Work order — Among the entries below, count the lines that contain the word "weights". Respond with the count only.

Information shown Block Start

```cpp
int  amber_hip_pt_create(const AmberFlatScene* scene, const AmberSensor* sensor,
                         const AmberPtParams* params, amber_hip_pt** out);
int  amber_hip_pt_render_pass(amber_hip_pt*, uint32_t first_sample, uint32_t n_samples);
int  amber_hip_pt_clear(amber_hip_pt*);
int  amber_hip_pt_sync(amber_hip_pt*);
int  amber_hip_pt_download(amber_hip_pt*, float* rgb_sum, uint64_t* ray_count);
int  amber_hip_pt_device_framebuffer(amber_hip_pt*, void** dptr, uint64_t* n_floats);
int  amber_hip_pt_stream(amber_hip_pt*, void** stream);
int  amber_hip_pt_local_rows(amber_hip_pt*, uint32_t* n_rows);
enum { AMBER_BUILD_NONE = 0,
       AMBER_BUILD_HOST = 1, AMBER_BUILD_DEVICE = 2,
       AMBER_BUILD_HOST_FALLBACK = 3 };
enum { AMBER_BUILD_REASON_NONE = 0,
       AMBER_BUILD_REASON_DEPTH = 1,
       AMBER_BUILD_REASON_WIDE = 2,
       AMBER_BUILD_REASON_BOUNDS = 3 };
typedef struct {
  uint32_t where;
  uint32_t fallback_reason;
  uint32_t n_nodes;
  uint32_t n_leaves;
  uint32_t depth;
  uint32_t pad;
  double   tree_ms;
  double   create_ms;
} AmberBuildInfo;
int  amber_hip_pt_build_info(amber_hip_pt*, AmberBuildInfo* out);
enum { AMBER_UPDATE_REFIT = 0, AMBER_UPDATE_REBUILD = 1 };
typedef struct {
  uint32_t mode_used;
  uint32_t fallback_reason;
  uint32_t n_nodes, depth;
  float    area_before, area_after;
  double   update_ms;
} AmberUpdateInfo;
int  amber_hip_pt_update_objects(amber_hip_pt*, uint32_t first, uint32_t count, const AmberFlatObject* objects, uint32_t mode,
                                 AmberUpdateInfo* info );
int  amber_hip_pt_update_lens(amber_hip_pt*, const AmberFlatThinLens* lens, const AmberFlatObject* blades ,
                              uint32_t mode , AmberUpdateInfo* info );
typedef struct { float origin[3]; float t_max; float dir[3]; uint32_t pad; } AmberRay;
typedef struct { float t; int32_t object; float pos[3]; float normal[3]; } AmberRayHit;
enum { AMBER_RAYS_HOST = 1u };
int  amber_hip_pt_cast_rays(amber_hip_pt*, uint64_t n, const AmberRay* rays, AmberRayHit* hits, uint32_t flags);
int  amber_hip_pt_occluded(amber_hip_pt*, uint64_t n, const AmberRay* rays, uint8_t* occluded, uint32_t flags);
typedef struct { float origin[3]; uint32_t pad0; float dir[3]; uint32_t pad1;
                 float weight[3]; uint32_t pad2; uint64_t rng_state; uint64_t pad3; } AmberPathRay;
typedef struct { float rgb[3]; uint32_t casts; uint64_t rng_state; uint32_t pad[2]; } AmberPathResult;
int  amber_hip_pt_trace_paths(amber_hip_pt*, uint64_t n, const AmberPathRay* rays, AmberPathResult* out,
                              uint32_t n_samples, uint32_t max_depth , uint32_t flags );
uint64_t amber_hip_sampler_state(uint64_t seed, uint32_t pixel, uint32_t sample);
enum { AMBER_RESOLVE_MEAN_F32 = 0, AMBER_RESOLVE_RGB8 = 1, AMBER_RESOLVE_RGBA8 = 2 };
enum { AMBER_RESOLVE_HOST = 1u, AMBER_RESOLVE_MIRROR_X = 2u };
int  amber_hip_pt_resolve(amber_hip_pt*, uint32_t n_samples, uint32_t format, void* out, uint64_t out_bytes, uint32_t flags);
typedef struct { float albedo[3]; float depth; float normal[3]; float coverage; } AmberAovPixel;
int  amber_hip_pt_aov_pass(amber_hip_pt*, uint32_t first_sample, uint32_t n_samples);
int  amber_hip_pt_aov_clear(amber_hip_pt*);
int  amber_hip_pt_aov_download(amber_hip_pt*, AmberAovPixel* out);
int  amber_hip_pt_device_aov(amber_hip_pt*, void** dptr, uint64_t* n_pixels);
typedef struct { uint32_t levels; float k_normal; float k_albedo; float k_depth; float k_color; uint32_t reserved[3]; } AmberDenoiseParams;
int  amber_hip_pt_denoise(amber_hip_pt*, uint32_t n_samples, const AmberDenoiseParams* params,
                          uint32_t format, void* out, uint64_t out_bytes, uint32_t flags);
typedef struct { float m1, m2, batches, pad; } AmberMomentsPixel;
int  amber_hip_pt_render_batch(amber_hip_pt*, uint32_t first_sample, uint32_t n_samples);
int  amber_hip_pt_moments_clear(amber_hip_pt*);
int  amber_hip_pt_moments_download(amber_hip_pt*, AmberMomentsPixel* out);
int  amber_hip_pt_device_moments(amber_hip_pt*, void** dptr, uint64_t* n_pixels);
typedef struct { uint32_t levels; float k_normal; float k_albedo; float k_depth; float k_lum; uint32_t var_radius; uint32_t reserved[2]; } AmberDenoiseVarianceParams;
int  amber_hip_pt_denoise_variance(amber_hip_pt*, uint32_t n_samples, const AmberDenoiseVarianceParams* params,
// ... 50 lines not shown
```

### include/amber_hip_lab.h

```cpp
#ifndef AMBER_HIP_LAB_H
#define AMBER_HIP_LAB_H

#include "amber_hip.h"

#ifdef __cplusplus
extern "C" {
#endif
#pragma GCC visibility push(default)

int amber_hip_kat_cast(amber_hip_pt*, uint32_t n, const float* origins , const float* dirs ,
                       int32_t* out_object, float* out_t, float* out_pos , float* out_normal );
int amber_hip_kat_phase_a(amber_hip_pt*, uint32_t n, const float* origins , const float* dirs , int axis_loops,
                          uint32_t* out_mask, uint64_t mask_capacity, uint32_t* out_n_groups);
int amber_hip_kat_sample(amber_hip_pt*, uint32_t n, const uint32_t* material , const float* normals,
                         const float* dirs_out, uint64_t* rng_state , float* out_dir_in, float* out_weight);
int amber_hip_kat_eye(amber_hip_pt*, uint32_t n, const uint32_t* pixel, const uint32_t* sample, float* out7);
int amber_hip_kat_light_ray(amber_hip_pt*, uint32_t n, uint64_t* rng_state , float* out_origin , float* out_dir ,
                            float* out_weight , uint32_t* out_light );
int amber_hip_kat_lens_response(amber_hip_pt*, uint32_t n, const float* position , const float* direction_out ,
                                uint32_t* out_reached , uint32_t* out_pixel , float* out_value );
int amber_hip_kat_radiance(amber_hip_pt*, uint32_t n, const uint32_t* material , const float* normals , const float* dirs_out ,
                           float* out );
struct amber_host_scene;
int amber_host_kat_scene_lights(const struct amber_host_scene*, AmberFlatLight* lights, uint32_t* n_lights);
int amber_hip_kat_trace(amber_hip_pt*, uint32_t n, const uint32_t* pixel, const uint32_t* sample,
                        uint32_t max_bounces, uint32_t* out_records , uint32_t* out_casts );
int amber_hip_kat_signatures(amber_hip_pt*, uint32_t first_sample, uint32_t n_samples, uint64_t* out);
int amber_hip_pt_signatures(amber_hip_pt*, uint32_t first_sample, uint32_t n_samples, uint64_t* out);
int amber_hip_kat_traversal_rate(amber_hip_pt*, uint32_t n, const float* origins, const float* dirs, uint32_t waves, uint32_t refill_min,
                                 uint32_t repeats, float* out_t, int32_t* out_object, double* best_ms, uint32_t* out_rounds);
int amber_hip_kat_pixel_masks(amber_hip_pt*, uint32_t* out_mask, uint32_t* out_slot_of_object, uint32_t* out_always_mask, double* kernel_ms);
typedef struct { uint32_t n_nodes, n_prims; int32_t root; uint32_t depth; float gmin[3], step[3], reach[3]; } AmberBvhDump;
int amber_hip_kat_bvh_dump(amber_hip_pt*, uint32_t* nodes, uint32_t node_capacity, uint32_t* prims, uint32_t prim_capacity, AmberBvhDump* info);
int amber_hip_kat_lt_accumulate(amber_hip_pt*, const AmberSplat* records , uint32_t n);
typedef struct { uint32_t n_launches, n_repeats, rec_count, flag_words_set, flags_dirty; } AmberAccumulateInfo;
int amber_hip_kat_accumulate(amber_hip_pt*, uint32_t n_samples, const uint32_t* q , const float* rgb , uint32_t n_items,
                             uint32_t n_waves, uint32_t rec_capacity, uint64_t rays, AmberAccumulateInfo* info);
int amber_hip_kat_lt_stage_ms(amber_hip_pt*, double* sort_ms, double* sum_ms);
int amber_hip_kat_photon_stage_ms(amber_hip_pt*, double* trace_ms, double* sort_ms, double* gather_ms);
int amber_hip_kat_math(int device, int mode, uint32_t n, const float* x, float* out);
int amber_hip_kat_division(int device, int mode, uint32_t n, const float* x, float* out);
int amber_hip_kat_sqrt(int device, int mode, uint32_t n, const float* x, float* out);
typedef struct { uint64_t mismatches, in_range; uint32_t n_offenders, offenders[8]; int32_t seed_low, seed_high; } AmberSqrtSweep;
int amber_hip_kat_sqrt_sweep(int device, uint32_t first_bits, uint64_t count, AmberSqrtSweep* out);

#pragma GCC visibility pop
#ifdef __cplusplus
}
#endif
#endif
```

Baseline: 48090.

## Add scout megakernel pass that bounds path weights and replays suspect paths exactly

Adds a scout variant of the two-phase megakernel that traces paths with cheaper eye-ray weights and an integer log2 bound on path throughput, instead of computing the full weight per bounce. Paths whose bound is exceeded are written as records and recomputed exactly by a new replay kernel. The scout is enabled by default when the lens and materials pass host-side sanity checks. It aims to cut per-bounce weight arithmetic and register pressure in the common case, but adds a second kernel launch and duplicated tracing for flagged paths.

```diff
diff --git a/amber_amd/api.py b/amber_amd/api.py
--- a/amber_amd/api.py
+++ b/amber_amd/api.py
@@ -157,6 +157,7 @@
 ENGINE_REFERENCE_BVH = 6
 PT_FLAG_NULL_STREAM, PT_FLAG_BVH_POOL, PT_FLAG_BVH_ITEMS = 1, 2, 4
 PT_FLAG_DEVICE_BUILD = 8
+PT_FLAG_NO_SCOUT = 16
 BUILD_NONE, BUILD_HOST, BUILD_DEVICE, BUILD_HOST_FALLBACK = 0, 1, 2, 3
 BUILD_REASON_NONE, BUILD_REASON_DEPTH, BUILD_REASON_WIDE, BUILD_REASON_BOUNDS = 0, 1, 2, 3
 RAYS_HOST = 1
@@ -188,7 +189,7 @@
     "amber_hip_kat_sqrt", "amber_hip_kat_sqrt_sweep", "amber_hip_kat_lt_accumulate", "amber_hip_kat_lt_stage_ms",
     "amber_hip_kat_photon_stage_ms",
     "amber_hip_kat_light_ray", "amber_hip_kat_lens_response", "amber_hip_kat_radiance", "amber_host_kat_scene_lights",
-    "amber_hip_kat_accumulate", "amber_hip_kat_phase_a",
+    "amber_hip_kat_accumulate", "amber_hip_kat_phase_a", "amber_hip_kat_scout_flags",
 ]
 PRODUCT_LIB, LAB_LIB = "libamber_hip.so", "libamber_hip_lab.so"
 
@@ -299,6 +300,8 @@
             lib.amber_hip_kat_lens_response.argtypes = [vp, u32, vp, vp, vp, vp, vp]
             lib.amber_hip_kat_radiance.argtypes = [vp, u32, vp, vp, vp, vp]
             lib.amber_host_kat_scene_lights.argtypes = [vp, C.POINTER(FlatLight), C.POINTER(u32)]
+        if hasattr(lib, "amber_hip_kat_scout_flags"):
+            lib.amber_hip_kat_scout_flags.argtypes = [vp, u32, u32, vp, u64, C.POINTER(u32), C.POINTER(u32)]
         if hasattr(lib, "amber_hip_kat_accumulate"):
             lib.amber_hip_kat_accumulate.argtypes = [vp, u32, vp, vp, u32, u32, u32, u64, C.POINTER(AccumulateInfo)]
     lib.amber_host_cornell_box.restype = vp
@@ -825,6 +828,14 @@
                                                        len(qq), n_waves, rec_capacity, rays, C.byref(info)))
         return {k: int(getattr(info, k)) for k, _ in AccumulateInfo._fields_}
 
+    def kat_scout_flags(self, first_sample: int, n_samples: int):
+        n_paths = len(self.row_index) * self.sensor.width * n_samples
+        words = np.zeros((n_paths + 31) // 32 + 1, np.uint32)
+        scouts, bound0 = C.c_uint32(), C.c_uint32()
+        _check(load_library().amber_hip_kat_scout_flags(self._h, first_sample, n_samples, words.ctypes.data, len(words), C.byref(scouts), C.byref(bound0)))
+        self.scout_bound0 = int(bound0.value)
+        return np.unpackbits(words.view(np.uint8), bitorder="little")[:n_paths].astype(bool), bool(scouts.value)
+
     def kat_lt_stage_ms(self):
         a, b = C.c_double(), C.c_double()
         _check(load_library().amber_hip_kat_lt_stage_ms(self._h, C.byref(a), C.byref(b)))
diff --git a/amber_amd/csrc/hip/dev_shading.h b/amber_amd/csrc/hip/dev_shading.h
--- a/amber_amd/csrc/hip/dev_shading.h
+++ b/amber_amd/csrc/hip/dev_shading.h
@@ -193,7 +193,7 @@
 }
 
 struct EyeRayScene { const DevLens* lens; const DevBlade* blades; DevSensor sensor; };
-template <bool kSharedDiv = false, int kSqrt = SQRT_PLAIN, typename Scene>
+template <bool kSharedDiv = false, int kSqrt = SQRT_PLAIN, bool kScout = false, typename Scene>
 __device__ __forceinline__ void GenerateEyeRay(const Scene& sc, uint32_t px, uint32_t py, uint64_t& rng,
                                                V3& origin, V3& dir, float& weight, int& origin_slot, bool* near_edge = nullptr) {
   const DevLens L = LoadLens(sc.lens);
@@ -204,12 +204,16 @@
     const float uvy = (static_cast<float>(py) + jy) / sc.sensor.hf;
     const V3 sensor_point = v3((uvx - 0.5f) * sc.sensor.sw, (uvy - 0.5f) * sc.sensor.sh, L.sensor_distance);
     const V3 ray_dir = Normalize<kSharedDiv, kSqrt>(MatMul(L.global_, -sensor_point));
-    const V3 dl = MatMul(L.local_, ray_dir);
-    const V3 point = (L.sensor_distance / dl.z) * dl;
-    const float geometry_factor = dl.z * dl.z / SquaredLength(point);
-    const float pdf_dir = L.inv_scene_area / geometry_factor;
     origin = ld3(L.origin); dir = ray_dir;
-    weight = 1.0f / 1.0f / pdf_dir;
+    if (kScout) {
+      weight = L.local_[6] * ray_dir.x + L.local_[7] * ray_dir.y + L.local_[8] * ray_dir.z;
+    } else {
+      const V3 dl = MatMul(L.local_, ray_dir);
+      const V3 point = (L.sensor_distance / dl.z) * dl;
+      const float geometry_factor = dl.z * dl.z / SquaredLength(point);
+      const float pdf_dir = L.inv_scene_area / geometry_factor;
+      weight = 1.0f / 1.0f / pdf_dir;
+    }
     origin_slot = -1;
     if (near_edge) *near_edge = true;
     return;
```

Information shown Block End

Answer to the exercise — 2